template <int G>
__global__ void k_backup_select_sm(SmzArena a, int n_trees, int sim, int n_tab) {
  extern __shared__ int4 smz_sm_nodes[];
  Group<G> g;
  int tree = (blockIdx.x * blockDim.x + threadIdx.x) / G;
  const bool alive = tree < n_trees;
  if (!alive) tree = n_trees - 1;
  const int tpb = blockDim.x / G, lt = threadIdx.x / G;
  int4* sst = smz_sm_nodes + (size_t)lt * a.M;
  int2* slk_all = reinterpret_cast<int2*>(smz_sm_nodes + (size_t)tpb * a.M);
  int2* slk = slk_all + (size_t)lt * a.M;
  double* dbl = reinterpret_cast<double*>(slk_all + (size_t)tpb * a.M + ((size_t)tpb * a.M & 1));
  double* srp = dbl + (size_t)lt * a.A;
  double* swin = dbl + (size_t)tpb * a.A + (size_t)lt * SMZ_UWIN;
  double* spbc = dbl + (size_t)tpb * (a.A + SMZ_UWIN);
  double* sr64 = spbc + (a.N + 2);
  float* sr32 = reinterpret_cast<float*>(sr64 + n_tab);

  SmzRng rng = smz_make_rng(a);
  const int cursor0 = a.ucursor[tree];
  {
    const size_t tb = (size_t)tree * a.M;
    const int used = 1 + a.A + sim * a.Kmax;
    for (int i = g.gl; i < used; i += G) {
      sst[i] = a.stat[tb + i];
      slk[i] = a.link[tb + i];
    }
    for (int i = g.gl; i < a.A; i += G) srp[i] = a.root_prior[(size_t)tree * a.A + i];
    for (int i = threadIdx.x; i < a.N + 2; i += blockDim.x) spbc[i] = a.pbc[i];
    for (int i = threadIdx.x; i < n_tab; i += blockDim.x) { sr64[i] = a.rcp64[i]; sr32[i] = a.rcp32[i]; }
    if (rng.mode == 0)
      for (int i = g.gl; i < SMZ_UWIN; i += G) swin[i] = smz_rng_uniform(rng, tree, cursor0 + i);
  }
  SmzArena al = a;
  al.pbc = spbc; al.rcp64 = sr64; al.rcp32 = sr32;
  if (rng.mode == 0) { rng.win = swin; rng.win_base = cursor0; rng.win_len = SMZ_UWIN; }
  smz_pdl_wait();
  smz_pdl_launch_dependents();
  smz_stamp_min(a.dbg, sim, 0);
  __syncthreads();
  const bool stamp = a.dbg && blockIdx.x == 0 && threadIdx.x == 0;
  if (stamp) a.dbg[0] = clock64();
  const TreeState ts = expand_backup_phase<G, true>(g, al, rng, tree, alive, sim, a.out_policy, a.W, a.out_value, a.out_reward,
                                                    sst, slk);
  __syncwarp();
  if (stamp) a.dbg[1] = clock64();
  select_phase<G, true>(g, al, rng, tree, alive, sim + 1, ts, nullptr, nullptr, nullptr, sst, slk, srp);
  if (stamp) { a.dbg[2] = clock64(); a.dbg[3] = a.path_len[tree]; }
  if (a.dbg) {
    __syncthreads();
    smz_stamp_max(a.dbg, sim, 1);
  }
}

__global__ void k_read_roots(SmzArena a, int n_trees, int* __restrict__ visits, float* __restrict__ values,
                             double* __restrict__ priors, float* __restrict__ rewards, int* __restrict__ error_out) {
  const int i = blockIdx.x * blockDim.x + threadIdx.x;
  if (i == 0 && error_out) *error_out = *a.error_flag;
  if (i >= n_trees * a.A) return;
  const int tree = i / a.A, c = i % a.A;
  const size_t tb = (size_t)tree * a.M;
  const int4 st = a.stat[tb + 1 + c];
  if (visits) visits[i] = st.x;
  if (rewards) rewards[i] = __int_as_float(st.z);
  if (priors) priors[i] = a.root_prior[i];
  if (values && c == 0) {
    const int4 r = a.stat[tb];
    values[tree] = r.x == 0 ? 0.f : __fdiv_rn(__int_as_float(r.y), (float)r.x);
  }
}

__device__ double np_sum_f64(const double* x, int n) {
  if (n < 8) {
    double r = 0.0;
    for (int i = 0; i < n; ++i) r = __dadd_rn(r, x[i]);
    return r;
  }
  double r[8];
// ... 42 lines not shown
    const double u = u_in ? u_in[tree] : smz_philox_uniform(a.seed_state[0], a.seed_state[1] + (unsigned long long)tree, 0u, 2u);
    double acc = 0.0;
    for (int i = 0; i < n; ++i) { acc = __dadd_rn(acc, p[i]); v[i] = acc; }
    for (int i = 0; i < n; ++i) pick += __ddiv_rn(v[i], acc) <= u;
    pick = pick < n ? pick : n - 1;
  } else {
    for (int i = 1; i < n; ++i) if (p[i] > p[pick]) pick = i;
  }
  if (action_out) action_out[tree] = a.link[tb + 1 + pick].y;
}

__global__ void k_dirichlet(SmzArena a, int n_trees) {
  const int tree = blockIdx.x * blockDim.x + threadIdx.x;
  if (tree >= n_trees) return;
  unsigned ctr = 0;
  const unsigned long long seed = a.seed_state[0], tid = a.seed_state[1] + (unsigned long long)tree;
  auto U = [&]() { double u = smz_philox_uniform(seed, tid, ctr++, 1u); return u > 0.0 ? u : 1.0 / 9007199254740992.0; };
  double sum = 0.0;
  for (int i = 0; i < a.A; ++i) {
    const double al = a.alpha;
    const double d = (al < 1.0 ? al + 1.0 : al) - 1.0 / 3.0, c = 1.0 / sqrt(9.0 * d);
    double gsample = d;
    for (int it = 0; it < 256; ++it) {
      const double u1 = U(), u2 = U();
      const double x = sqrt(-2.0 * log(u1)) * cospi(2.0 * u2);
      const double t = 1.0 + c * x;
      if (t <= 0.0) continue;
      const double v3 = t * t * t, u = U();
      if (log(u) < 0.5 * x * x + d - d * v3 + d * log(v3)) { gsample = d * v3; break; }
    }
    if (al < 1.0) gsample *= pow(U(), 1.0 / al);
    a.dirichlet[(size_t)tree * a.A + i] = gsample;
    sum += gsample;
  }
  for (int i = 0; i < a.A; ++i) a.dirichlet[(size_t)tree * a.A + i] /= (sum > 0.0 ? sum : 1.0);
}

template <int G>
int grid_for(int n_trees, int threads) { return (int)(((long long)n_trees * G + threads - 1) / threads); }

}

#define SMZ_DISPATCH_G(G_, CALL)        \
  switch (G_) {                         \
    case 2: { constexpr int G = 2; CALL; } break;   \
    case 4: { constexpr int G = 4; CALL; } break;   \
    case 8: { constexpr int G = 8; CALL; } break;   \
    case 16: { constexpr int G = 16; CALL; } break; \
    default: { constexpr int G = 32; CALL; } break; \
  }

static const int kThreads = 128;

void smz_launch_root_expand(const SmzArena& a, int lanes, int n_trees, const float* policy, int pstride,
                            const int* root_to_play, int train, const double* dirichlet, cudaStream_t s) {
  SMZ_DISPATCH_G(lanes, (k_root_expand<G><<<grid_for<G>(n_trees, kThreads), kThreads, 0, s>>>(
                            a, n_trees, policy, pstride, root_to_play, train, dirichlet)));
}

void smz_launch_select(const SmzArena& a, int lanes, int n_trees, int sim, int* o_slot, int* o_action, int* o_branch,
                       cudaStream_t s) {
  SMZ_DISPATCH_G(lanes, (k_select<G><<<grid_for<G>(n_trees, kThreads), kThreads, 0, s>>>(a, n_trees, sim, o_slot,
                                                                                         o_action, o_branch)));
}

------------------------------------------------------------------------

PROBLEM DESCRIPTION
Every line of the data above is to be copied out exactly.

YOUR SOLUTION
template <int G>
__global__ void k_backup_select_sm(SmzArena a, int n_trees, int sim, int n_tab) {
  extern __shared__ int4 smz_sm_nodes[];
  Group<G> g;
  int tree = (blockIdx.x * blockDim.x + threadIdx.x) / G;
  const bool alive = tree < n_trees;
  if (!alive) tree = n_trees - 1;
  const int tpb = blockDim.x / G, lt = threadIdx.x / G;
  int4* sst = smz_sm_nodes + (size_t)lt * a.M;
  int2* slk_all = reinterpret_cast<int2*>(smz_sm_nodes + (size_t)tpb * a.M);
  int2* slk = slk_all + (size_t)lt * a.M;
  double* dbl = reinterpret_cast<double*>(slk_all + (size_t)tpb * a.M + ((size_t)tpb * a.M & 1));
  double* srp = dbl + (size_t)lt * a.A;
  double* swin = dbl + (size_t)tpb * a.A + (size_t)lt * SMZ_UWIN;
  double* spbc = dbl + (size_t)tpb * (a.A + SMZ_UWIN);
  double* sr64 = spbc + (a.N + 2);
  float* sr32 = reinterpret_cast<float*>(sr64 + n_tab);

  SmzRng rng = smz_make_rng(a);
  const int cursor0 = a.ucursor[tree];
  {
    const size_t tb = (size_t)tree * a.M;
    const int used = 1 + a.A + sim * a.Kmax;
    for (int i = g.gl; i < used; i += G) {
      sst[i] = a.stat[tb + i];
      slk[i] = a.link[tb + i];
    }
    for (int i = g.gl; i < a.A; i += G) srp[i] = a.root_prior[(size_t)tree * a.A + i];
    for (int i = threadIdx.x; i < a.N + 2; i += blockDim.x) spbc[i] = a.pbc[i];
    for (int i = threadIdx.x; i < n_tab; i += blockDim.x) { sr64[i] = a.rcp64[i]; sr32[i] = a.rcp32[i]; }
    if (rng.mode == 0)
      for (int i = g.gl; i < SMZ_UWIN; i += G) swin[i] = smz_rng_uniform(rng, tree, cursor0 + i);
  }
  SmzArena al = a;
  al.pbc = spbc; al.rcp64 = sr64; al.rcp32 = sr32;
  if (rng.mode == 0) { rng.win = swin; rng.win_base = cursor0; rng.win_len = SMZ_UWIN; }
  smz_pdl_wait();
  smz_pdl_launch_dependents();
  smz_stamp_min(a.dbg, sim, 0);
  __syncthreads();
  const bool stamp = a.dbg && blockIdx.x == 0 && threadIdx.x == 0;
  if (stamp) a.dbg[0] = clock64();
  const TreeState ts = expand_backup_phase<G, true>(g, al, rng, tree, alive, sim, a.out_policy, a.W, a.out_value, a.out_reward,
                                                    sst, slk);
  __syncwarp();
  if (stamp) a.dbg[1] = clock64();
  select_phase<G, true>(g, al, rng, tree, alive, sim + 1, ts, nullptr, nullptr, nullptr, sst, slk, srp);
  if (stamp) { a.dbg[2] = clock64(); a.dbg[3] = a.path_len[tree]; }
  if (a.dbg) {
    __syncthreads();
    smz_stamp_max(a.dbg, sim, 1);
  }
}

__global__ void k_read_roots(SmzArena a, int n_trees, int* __restrict__ visits, float* __restrict__ values,
                             double* __restrict__ priors, float* __restrict__ rewards, int* __restrict__ error_out) {
  const int i = blockIdx.x * blockDim.x + threadIdx.x;
  if (i == 0 && error_out) *error_out = *a.error_flag;
  if (i >= n_trees * a.A) return;
  const int tree = i / a.A, c = i % a.A;
  const size_t tb = (size_t)tree * a.M;
  const int4 st = a.stat[tb + 1 + c];
  if (visits) visits[i] = st.x;
  if (rewards) rewards[i] = __int_as_float(st.z);
  if (priors) priors[i] = a.root_prior[i];
  if (values && c == 0) {
    const int4 r = a.stat[tb];
    values[tree] = r.x == 0 ? 0.f : __fdiv_rn(__int_as_float(r.y), (float)r.x);
  }
}

__device__ double np_sum_f64(const double* x, int n) {
  if (n < 8) {
    double r = 0.0;
    for (int i = 0; i < n; ++i) r = __dadd_rn(r, x[i]);
    return r;
  }
  double r[8];
// ... 42 lines not shown
    const double u = u_in ? u_in[tree] : smz_philox_uniform(a.seed_state[0], a.seed_state[1] + (unsigned long long)tree, 0u, 2u);
    double acc = 0.0;
    for (int i = 0; i < n; ++i) { acc = __dadd_rn(acc, p[i]); v[i] = acc; }
    for (int i = 0; i < n; ++i) pick += __ddiv_rn(v[i], acc) <= u;
    pick = pick < n ? pick : n - 1;
  } else {
    for (int i = 1; i < n; ++i) if (p[i] > p[pick]) pick = i;
  }
  if (action_out) action_out[tree] = a.link[tb + 1 + pick].y;
}

__global__ void k_dirichlet(SmzArena a, int n_trees) {
  const int tree = blockIdx.x * blockDim.x + threadIdx.x;
  if (tree >= n_trees) return;
  unsigned ctr = 0;
  const unsigned long long seed = a.seed_state[0], tid = a.seed_state[1] + (unsigned long long)tree;
  auto U = [&]() { double u = smz_philox_uniform(seed, tid, ctr++, 1u); return u > 0.0 ? u : 1.0 / 9007199254740992.0; };
  double sum = 0.0;
  for (int i = 0; i < a.A; ++i) {
    const double al = a.alpha;
    const double d = (al < 1.0 ? al + 1.0 : al) - 1.0 / 3.0, c = 1.0 / sqrt(9.0 * d);
    double gsample = d;
    for (int it = 0; it < 256; ++it) {
      const double u1 = U(), u2 = U();
      const double x = sqrt(-2.0 * log(u1)) * cospi(2.0 * u2);
      const double t = 1.0 + c * x;
      if (t <= 0.0) continue;
      const double v3 = t * t * t, u = U();
      if (log(u) < 0.5 * x * x + d - d * v3 + d * log(v3)) { gsample = d * v3; break; }
    }
    if (al < 1.0) gsample *= pow(U(), 1.0 / al);
    a.dirichlet[(size_t)tree * a.A + i] = gsample;
    sum += gsample;
  }
  for (int i = 0; i < a.A; ++i) a.dirichlet[(size_t)tree * a.A + i] /= (sum > 0.0 ? sum : 1.0);
}

template <int G>
int grid_for(int n_trees, int threads) { return (int)(((long long)n_trees * G + threads - 1) / threads); }

}

#define SMZ_DISPATCH_G(G_, CALL)        \
  switch (G_) {                         \
    case 2: { constexpr int G = 2; CALL; } break;   \
    case 4: { constexpr int G = 4; CALL; } break;   \
    case 8: { constexpr int G = 8; CALL; } break;   \
    case 16: { constexpr int G = 16; CALL; } break; \
    default: { constexpr int G = 32; CALL; } break; \
  }

static const int kThreads = 128;

void smz_launch_root_expand(const SmzArena& a, int lanes, int n_trees, const float* policy, int pstride,
                            const int* root_to_play, int train, const double* dirichlet, cudaStream_t s) {
  SMZ_DISPATCH_G(lanes, (k_root_expand<G><<<grid_for<G>(n_trees, kThreads), kThreads, 0, s>>>(
                            a, n_trees, policy, pstride, root_to_play, train, dirichlet)));
}

void smz_launch_select(const SmzArena& a, int lanes, int n_trees, int sim, int* o_slot, int* o_action, int* o_branch,
                       cudaStream_t s) {
  SMZ_DISPATCH_G(lanes, (k_select<G><<<grid_for<G>(n_trees, kThreads), kThreads, 0, s>>>(a, n_trees, sim, o_slot,
                                                                                         o_action, o_branch)));
}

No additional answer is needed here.